Highlights & Insights¶
- Embedding \(k\)-NN as a "conditional expectation approximator" within MMD estimation is a simple yet powerful design—it inherits the stability of unconditional MMD-GAN while naturally introducing conditional dependence. It bypasses the bandwidth selection of kernel regression and transforms the "neighbor" concept into summation indices in a differentiable objective.
- The combination of one-shot sampling and non-adversarial training makes CGMMD highly attractive as a "lightweight conditional sampler"—tasks like simulation-based inference and posterior sampling are sensitive to single-sample latency, where diffusion models are less suitable.
- The proven "uniform concentration of \(k\)-NN-type nonlinear functionals" is an independently interesting tool that can be transferred to other statistical learning problems relying on conditional mean estimation (e.g., conditional independence tests).
- The main results provide a usable bound under the "high-dimensional but manifold" assumption by adapting to intrinsic dimension \(\bar d\), aligning with the intuition of data manifold distributions in the real world.
Limitations & Future Work¶
- The authors acknowledge that current theory requires the network scale to grow with sample size, which does not directly cover fixed-architecture networks; image task PSNR currently lags behind specialized diffusion/super-resolution models.
- Constructing the \(k_B\)-NN graph for each mini-batch entails overhead that becomes non-negligible at large batch sizes or high dimensions; approximate nearest neighbors or caching strategies were not discussed.
- Experiments are limited to relatively small image datasets (MNIST, FashionMNIST, CelebHQ, STL-10) and do not address high-resolution natural images or text-to-image conditional generation; the impact of kernel choice (Gaussian bandwidth) on performance for high-dimensional \(Y\) lacks detailed analysis.
- Future work: Extending the loss to flow-matching/OT-flow objectives, replacing \(k\)-NN with more scalable neighbor structures (e.g., differentiable ANN), and extending theory to finite approximation error settings for fixed-architecture networks.
Related Work & Insights¶
- vs GCDS (Zhou et al., 2023): GCDS uses a GAN formulation for conditional sampling, which involves min-max optimization and is prone to mode collapse; CGMMD uses ECMMD for direct minimization, removes the discriminator, and provides consistency proofs.
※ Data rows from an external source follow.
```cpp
int mvd_pack_conv3d_weights_split(const float* w, int Cin, int Cout, void* packed, mvd_stream_t stream) {
    MVD_REQUIRE(w && packed, "pack_conv3d_weights_split: NULL argument");
    MVD_REQUIRE(split_shape_ok(Cin, Cout), "pack_conv3d_weights_split: 16 or 32 input channels and 8, 16, ... 64 output channels are built (got %d -> %d)", Cin, Cout);
    const int ncb = Cout / 8;
    float* wscale = reinterpret_cast<float*>(static_cast<char*>(packed) + split_frag_bytes(Cin, Cout));
    mvd::split_wscale_launch(w, wscale, Cin, Cout, 27, false, Cout, Cout, (hipStream_t)stream);
    const unsigned nb = (unsigned)((split_frag_bytes(Cin, Cout) / 2 + 255) / 256);
    if (Cin == 32) hipLaunchKernelGGL(mvd::pack_conv0_split_kernel<32>, dim3(nb), dim3(256), 0, (hipStream_t)stream, w, wscale, (_Float16*)packed, ncb);
    else hipLaunchKernelGGL(mvd::pack_conv0_split_kernel<16>, dim3(nb), dim3(256), 0, (hipStream_t)stream, w, wscale, (_Float16*)packed, ncb);
    return mvd::launch_status("pack_conv3d_weights_split");
}

static int conv3d_split_entry(const float* x, const float* x_absmax, const void* packed_w, const float* scale, const float* shift, float* y,
                              float* y_absmax, int B, int D, int h, int w, int Cin, int Cout, int relu, mvd_stream_t stream);

int mvd_conv3d_bn_relu_f32_split(const float* x, const float* x_absmax, const void* packed_w, const float* scale, const float* shift,
                                 float* y, int B, int D, int h, int w, int Cin, int Cout, int relu, mvd_stream_t stream) {
    return conv3d_split_entry(x, x_absmax, packed_w, scale, shift, y, nullptr, B, D, h, w, Cin, Cout, relu, stream);
}

int mvd_conv3d_bn_relu_absmax_f32_split(const float* x, const float* x_absmax, const void* packed_w, const float* scale, const float* shift,
                                        float* y, float* y_absmax, int B, int D, int h, int w, int Cin, int Cout, int relu,
                                        mvd_stream_t stream) {
    MVD_REQUIRE(y_absmax, "conv3d_split_absmax: NULL argument");
    return conv3d_split_entry(x, x_absmax, packed_w, scale, shift, y, y_absmax, B, D, h, w, Cin, Cout, relu, stream);
}

static int conv3d_split_entry(const float* x, const float* x_absmax, const void* packed_w, const float* scale, const float* shift, float* y,
                              float* y_absmax, int B, int D, int h, int w, int Cin, int Cout, int relu, mvd_stream_t stream) {
    MVD_REQUIRE(x && x_absmax && packed_w && scale && shift && y, "conv3d_split: NULL argument");
    MVD_REQUIRE(split_shape_ok(Cin, Cout), "conv3d_split: 16 or 32 input channels and 8, 16, ... 64 output channels are built (got %d -> %d)", Cin, Cout);
    MVD_REQUIRE(B > 0 && D > 0 && h > 0 && w > 0, "conv3d_split: non-positive dimension");
    MVD_REQUIRE((long long)h * w * Cin * 4 < 0x7fffffffLL && (long long)h * w * Cout * 4 < 0x7fffffffLL,
                "conv3d_split: one plane exceeds the 31-bit byte-offset range");
    mvd::SplitParams p{};
    p.x = x; p.absmax = x_absmax; p.wpk = (const char*)packed_w; p.scale = scale; p.shift = shift; p.y = y; p.yamax = y_absmax;
    if (y_absmax && hipMemsetAsync(y_absmax, 0, sizeof(float), (hipStream_t)stream) != hipSuccess) return mvd::launch_status("conv3d_split: memset");
    p.B = B; p.D = D; p.h = h; p.w = w; p.relu = relu;
    p.cout = Cout; p.ncb = Cout / 8;
    p.tiles_x = (w + mvd::S_TW - 1) / mvd::S_TW;
    p.tiles_y = (h + mvd::S_TH - 1) / mvd::S_TH;
    const long long tiles = (long long)p.tiles_x * p.tiles_y;
    p.tiles_per_xcd = (int)((tiles + 7) / 8);
    int td = 32;
    while (td > 8 && tiles * B * p.ncb * ((D + td - 1) / td) < 2048) td /= 2;
    p.td = td;
    p.dgroups = (D + td - 1) / td;
    const long long nblk = 8LL * p.ncb * p.tiles_per_xcd * p.dgroups * B;
    MVD_REQUIRE(nblk <= 0x7fffffffLL, "conv3d_split: %lld workgroups exceed the grid limit", nblk);
    return Cin == 32 ? launch_split<32>(p, nblk, (hipStream_t)stream) : launch_split<16>(p, nblk, (hipStream_t)stream);
}
}
```

Baseline: 348.9 depth-maps/sec.

## Add optional 8-row tile variant and configurable staging schedule to split conv kernel

Templates the split-fp16 conv kernel on tile height, adding an 8-row, 512-thread variant that is compiled only under experiment flags and selected through an environment variable. Moves the fp32-to-fp16 split staging into a lambda that a compile-time schedule can spread across pass A and pass B groups. With the default SPLIT_SCHED=1 that schedule still places staging only in pass B, now evenly spread when fewer staging steps exist than slots. The march-depth heuristic now also counts waves per block, with a higher threshold. At TH=4 the effective threshold is unchanged, so defaults keep a 4-row tile with essentially the same behaviour.

```diff
diff --git a/robustmvd_amd/csrc/conv3d_split.hip b/robustmvd_amd/csrc/conv3d_split.hip
--- a/robustmvd_amd/csrc/conv3d_split.hip
+++ b/robustmvd_amd/csrc/conv3d_split.hip
@@ -6,6 +6,12 @@
 #endif
 #ifndef SPLIT_DEPTH
 #define SPLIT_DEPTH 4
+#endif
+#ifndef SPLIT_TH
+#define SPLIT_TH 0
+#endif
+#ifndef SPLIT_SCHED
+#define SPLIT_SCHED 1
 #endif
 
 namespace mvd {
@@ -16,10 +22,14 @@
 typedef unsigned int su32x2 __attribute__((ext_vector_type(2)));
 typedef _Float16 h16x2 __attribute__((ext_vector_type(2)));
 
-constexpr int S_TH = 4, S_TW = 32, S_ROWS = S_TH + 2;
+constexpr int S_TW = 32;
 constexpr float S_LO_FACTOR = 2048.0f;
-template <int CIN>
+template <int CIN, int TH>
 struct SplitGeom {
+    static_assert(TH == 4 || TH == 8, "the tile is 4 or 8 rows");
+    static constexpr int NW = TH;
+    static constexpr int NTHR = 64 * NW;
+    static constexpr int S_ROWS = TH + 2;
     static constexpr int CH8 = CIN / 8;
     static constexpr int VB = CIN * 2;
     static constexpr int KWG = CIN == 32 ? 3 : 2;
@@ -28,14 +38,25 @@
     static constexpr int HALF_BYTES = S_ROWS * COLS * VB;
     static constexpr int PLANE_BYTES = 2 * HALF_BYTES;
     static constexpr int ITEMS = S_ROWS * COLS * CH8;
-    static constexpr int NLOAD = (ITEMS + 255) / 256;
+    static constexpr int NLOAD = (ITEMS + NTHR - 1) / NTHR;
     static constexpr int NF = 4 * KWG * 2;
-    static_assert(NF - 8 == 4 * NLOAD, "pass B interleaves 8 epilogue groups and 4 staging groups per item");
+    static constexpr int LDS_BYTES = 2 * PLANE_BYTES + NTHR * 16;
+    static_assert(NF - 8 >= 4 * NLOAD, "pass B interleaves 8 epilogue groups and 4 staging groups per item");
+    static constexpr int stage_step(int pass, int g) {
+        constexpr int STEPS = 4 * NLOAD;
+        const bool both = SPLIT_SCHED == 3;
+        if (pass == 0 ? !both : g < 8) return -1;
+        const int SLOTS = both ? 2 * NF - 8 : NF - 8, slot = pass == 0 ? g : both ? NF + g - 8 : g - 8;
+        if (SPLIT_SCHED == 0) return slot < STEPS ? slot : -1;
+        if (SPLIT_SCHED == 2) return slot - (SLOTS - STEPS);
+        const int j = (slot * STEPS + SLOTS - 1) / SLOTS;
+        return j < STEPS && j * SLOTS / STEPS == slot ? j : -1;
+    }
 };
 
 template <int CIN>
 __global__ void pack_conv0_split_kernel(const float* __restrict__ w, const float* __restrict__ wscale, _Float16* __restrict__ packed, int ncb) {
-    using G = SplitGeom<CIN>;
+    using G = SplitGeom<CIN, 4>;
     const int e = blockIdx.x * 256 + threadIdx.x;
     if (e >= ncb * G::NT * 64 * 8) return;
     const int j = e & 7, lane = (e >> 3) & 63, t = (e >> 9) % G::NT, cb = (e >> 9) / G::NT;
@@ -67,10 +88,10 @@
     return __builtin_bit_cast(unsigned, v);
 }
 
-template <int CIN, bool YAMAX = false>
-__global__ void __launch_bounds__(256, 2) conv0_split_kernel(SplitParams p) {
-    using G = SplitGeom<CIN>;
-    constexpr int S_COLS = G::COLS, S_HALF_BYTES = G::HALF_BYTES, S_PLANE_BYTES = G::PLANE_BYTES, S_ITEMS = G::ITEMS, S_NLOAD = G::NLOAD;
+template <int CIN, int TH, bool YAMAX = false>
+__global__ void __launch_bounds__(64 * TH, TH == 4 ? 2 : 1) conv0_split_kernel(SplitParams p) {
+    using G = SplitGeom<CIN, TH>;
+    constexpr int S_TH = TH, NTHR = G::NTHR, S_COLS = G::COLS, S_HALF_BYTES = G::HALF_BYTES, S_PLANE_BYTES = G::PLANE_BYTES, S_ITEMS = G::ITEMS, S_NLOAD = G::NLOAD;
     constexpr int KWG = G::KWG, NT = G::NT;
     extern __shared__ __attribute__((aligned(16))) char ring[];
     const int tid = threadIdx.x, lane = tid & 63, wv = tid >> 6;
@@ -97,7 +118,7 @@
     int loff[S_NLOAD];
 #pragma unroll
     for (int k = 0; k < S_NLOAD; ++k) {
-        const int e = tid + 256 * k;
+        const int e = tid + NTHR * k;
         const int vox = e / G::CH8, ch = e % G::CH8;
         const int r = vox / S_COLS, c = vox - r * S_COLS;
         const int gy = y0 - 1 + r, gx = x0 - 1 + c;
@@ -204,6 +225,25 @@
         };
 #pragma unroll
         for (int i = 0; i < DEPTH; ++i) fr[i] = frag(i);
+        unsigned hq0 = 0, lq0 = 0;
+        auto stage = [&](int s) {
+            if (s < 0 || (SPLIT_KO & 4)) return;
+            const int k = s >> 2, q = s & 3;
+            const sf32x4 v = __builtin_bit_cast(sf32x4, pre[k][q >> 1]);
+            unsigned hq1, lq1;
+            split2(v[(q & 1) * 2], v[(q & 1) * 2 + 1], hq1, lq1);
+            if (q & 1) {
+                char* dst = (loff[k] >= 0 ? wslot + loff[k] : dump) + 8 * (q >> 1);
+                *reinterpret_cast<su32x2*>(dst) = su32x2{hq0, hq1};
+                *reinterpret_cast<su32x2*>(loff[k] >= 0 ? dst + S_HALF_BYTES : dst) = su32x2{lq0, lq1};
+            } else {
+                hq0 = hq1; lq0 = lq1;
+            }
+            if (q == 3 && !(SPLIT_KO & 1)) {
+                pre[k][0] = __builtin_amdgcn_raw_buffer_load_b128(rs_in, gob[k], 0, 0);
+                pre[k][1] = __builtin_amdgcn_raw_buffer_load_b128(rs_in, gob[k] + 16u, 0, 0);
+            }
+        };
 #pragma unroll
         for (int g = 0; g < NF; ++g) {
             const int term = g & 1, kw = (g >> 1) % KWG, rr = rr_of(g / (2 * KWG));
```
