constexpr int kPyrTileH[2] = {16, 32};
template <int TH>
constexpr int stage_regs() { return (((TH * 5 + 3) / 4 + 3) * ((PT_W * 5 / 4 + 12) / 4) + 255) / 256; }
typedef unsigned int u32x4v __attribute__((ext_vector_type(4)));
__device__ __forceinline__ __amdgpu_buffer_rsrc_t slab_rsrc(uint8_t* p, size_t bytes) {
    const unsigned long long a = (unsigned long long)p;
    const unsigned lo = __builtin_amdgcn_readfirstlane((unsigned)a);
    const unsigned hi = __builtin_amdgcn_readfirstlane((unsigned)(a >> 32));
    void* q = (void*)(((unsigned long long)hi << 32) | lo);
    return __builtin_amdgcn_make_buffer_rsrc(q, (short)0, (int)bytes, 0x00020000);
}
template <int TH, bool WT>
__device__ __forceinline__ void pyr_tile(uint8_t* __restrict__ base, size_t img_bytes, size_t src_off, int src_pitch,
                                         size_t dst_off, int dst_pitch, int w, int h, const int* __restrict__ xofs,
                                         const short2* __restrict__ xalpha, const int2* __restrict__ yrows,
                                         const short2* __restrict__ ybeta, const PyrTile& tl, uint32_t* s_src) {
    const int lane = threadIdx.x & 63, wid = threadIdx.x >> 6;
    const uint32_t* S32 = reinterpret_cast<const uint32_t*>(base + src_off + (size_t)(kEdge + tl.sr0) * src_pitch + tl.sc0);
    const int spw = src_pitch >> 2;
    {
        const int nw = tl.nsr * tl.nsw;
        for (int t0 = threadIdx.x; t0 < nw; t0 += 256 * stage_regs<TH>()) {
            uint32_t v[stage_regs<TH>()];
#pragma unroll
            for (int u = 0; u < stage_regs<TH>(); u++) {
                const int t = t0 + 256 * u;
                const int r = t / tl.nsw, c = t - r * tl.nsw;
                v[u] = t < nw ? S32[(size_t)r * spw + c] : 0u;
            }
#pragma unroll
            for (int u = 0; u < stage_regs<TH>(); u++)
                if (t0 + 256 * u < nw) s_src[t0 + 256 * u] = v[u];
        }
    }
    const int px = tl.px0 + 4 * lane;
    const bool col_ok = px < dst_pitch;
    int lx[4];
    short2 al[4];
#pragma unroll
    for (int k = 0; k < 4; k++) {
        const int x = refl101(px + k - kEdge, w);
        lx[k] = col_ok ? xofs[x] + kEdge - tl.sc0 : 0;
        al[k] = col_ok ? xalpha[x] : make_short2(0, 0);
    }
    int2 rr[TH / 4];
    short2 bb[TH / 4];
#pragma unroll
    for (int i = 0; i < TH / 4; i++) {
        const int j = wid + 4 * i;
        const int y = refl101(tl.py0 + min(j, tl.nrow - 1) - kEdge, h);
        rr[i] = yrows[y];
        bb[i] = ybeta[y];
    }
    __syncthreads();
    if (!col_ok) return;
    const uint8_t* sb = reinterpret_cast<const uint8_t*>(s_src);
    const int rowb = tl.nsw * 4;
    __amdgpu_buffer_rsrc_t rs;
    if (WT) rs = slab_rsrc(base, img_bytes);
#pragma unroll
    for (int i = 0; i < TH / 4; i++) {
        const int j = wid + 4 * i;
        if (j >= tl.nrow) break;
        const int py = tl.py0 + j;
        const uint8_t* R0 = sb + (rr[i].x - tl.sr0) * rowb;
        const uint8_t* R1 = sb + (rr[i].y - tl.sr0) * rowb;
        const short2 bb_ = bb[i];
        uint32_t v = 0;
#pragma unroll
        for (int k = 0; k < 4; k++) {
            const int sx = lx[k];
            const short2 a = al[k];
            const int D0 = R0[sx] * a.x + R0[sx + (a.y != 0)] * a.y;
            const int D1 = R1[sx] * a.x + R1[sx + (a.y != 0)] * a.y;
            const int o = (((bb_.x * (D0 >> 4)) >> 16) + ((bb_.y * (D1 >> 4)) >> 16) + 2) >> 2;
            v |= (uint32_t)(uint8_t)o << (8 * k);
        }
        if (WT)
            __builtin_amdgcn_raw_buffer_store_b32(v, rs, (int)(dst_off + (size_t)py * dst_pitch + px), 0, 16);
        else
            *reinterpret_cast<uint32_t*>(base + dst_off + (size_t)py * dst_pitch + px) = v;
    }
}

template <int TH>
__global__ void __launch_bounds__(256) k_pyr_resize(uint8_t* __restrict__ pyr, size_t img_bytes, size_t src_off,
                                                    int src_pitch, size_t dst_off, int dst_pitch, int dst_ph, int w,
                                                    int h, const int* __restrict__ xofs,
                                                    const short2* __restrict__ xalpha, const int2* __restrict__ yrows,
                                                    const short2* __restrict__ ybeta,
                                                    const PyrTile* __restrict__ tiles, int ntiles) {
    extern __shared__ uint32_t s_src[];
    const int tile = xcd_tile(blockIdx.x, gridDim.x);
    if (tile >= ntiles) return;
    const PyrTile tl = tiles[tile];
    (void)dst_ph;
    pyr_tile<TH, false>(pyr + (size_t)blockIdx.y * img_bytes, img_bytes, src_off, src_pitch, dst_off, dst_pitch, w, h,
                        xofs, xalpha, yrows, ybeta, tl, s_src);
}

- vs Wasserstein-GAN Conditional version (Song et al., 2025): W-GAN uses Wasserstein distance as a conditional IPM but is sensitive to \(\ell_1\) regularization; CGMMD uses kernel MMD, which provides smooth losses and more stable training.
- vs Conditional Diffusion (Ho & Salimans, 2021): Diffusion offers higher quality via iterative sampling but at ~50 ms per image; CGMMD samples in a single step at ~0.56 ms (two orders of magnitude faster), suitable for scientific computing / posterior approximation requiring mass sampling.
- vs MMD-GAN Unconditional (Li et al., 2015; Bińkowski et al., 2018): This work is a statistical generalization to the conditional setting—providing both a \(k\)-NN estimator and non-asymptotic bounds.
Rating¶
- Novelty: ⭐⭐⭐⭐ Combining ECMMD with \(k\)-NN as a training objective for conditional generation, supported by non-asymptotic theory, is a clear and novel path.
- Experimental Thoroughness: ⭐⭐⭐ Synthetic + three image tasks provide proof-of-concept, but lacks large-scale benchmarks and head-to-head comparisons against SOTA diffusion models.
- Writing Quality: ⭐⭐⭐⭐ Rigorous derivations, consistent notation, and well-integrated theorems and algorithms; the independent \(k\)-NN concentration results in the appendix are a highlight.
- Value: ⭐⭐⭐⭐ Directly useful for the scientific computing / simulation-based inference communities that require fast conditional sampling with theoretical guarantees; the framework is easily extensible to flow-based methods.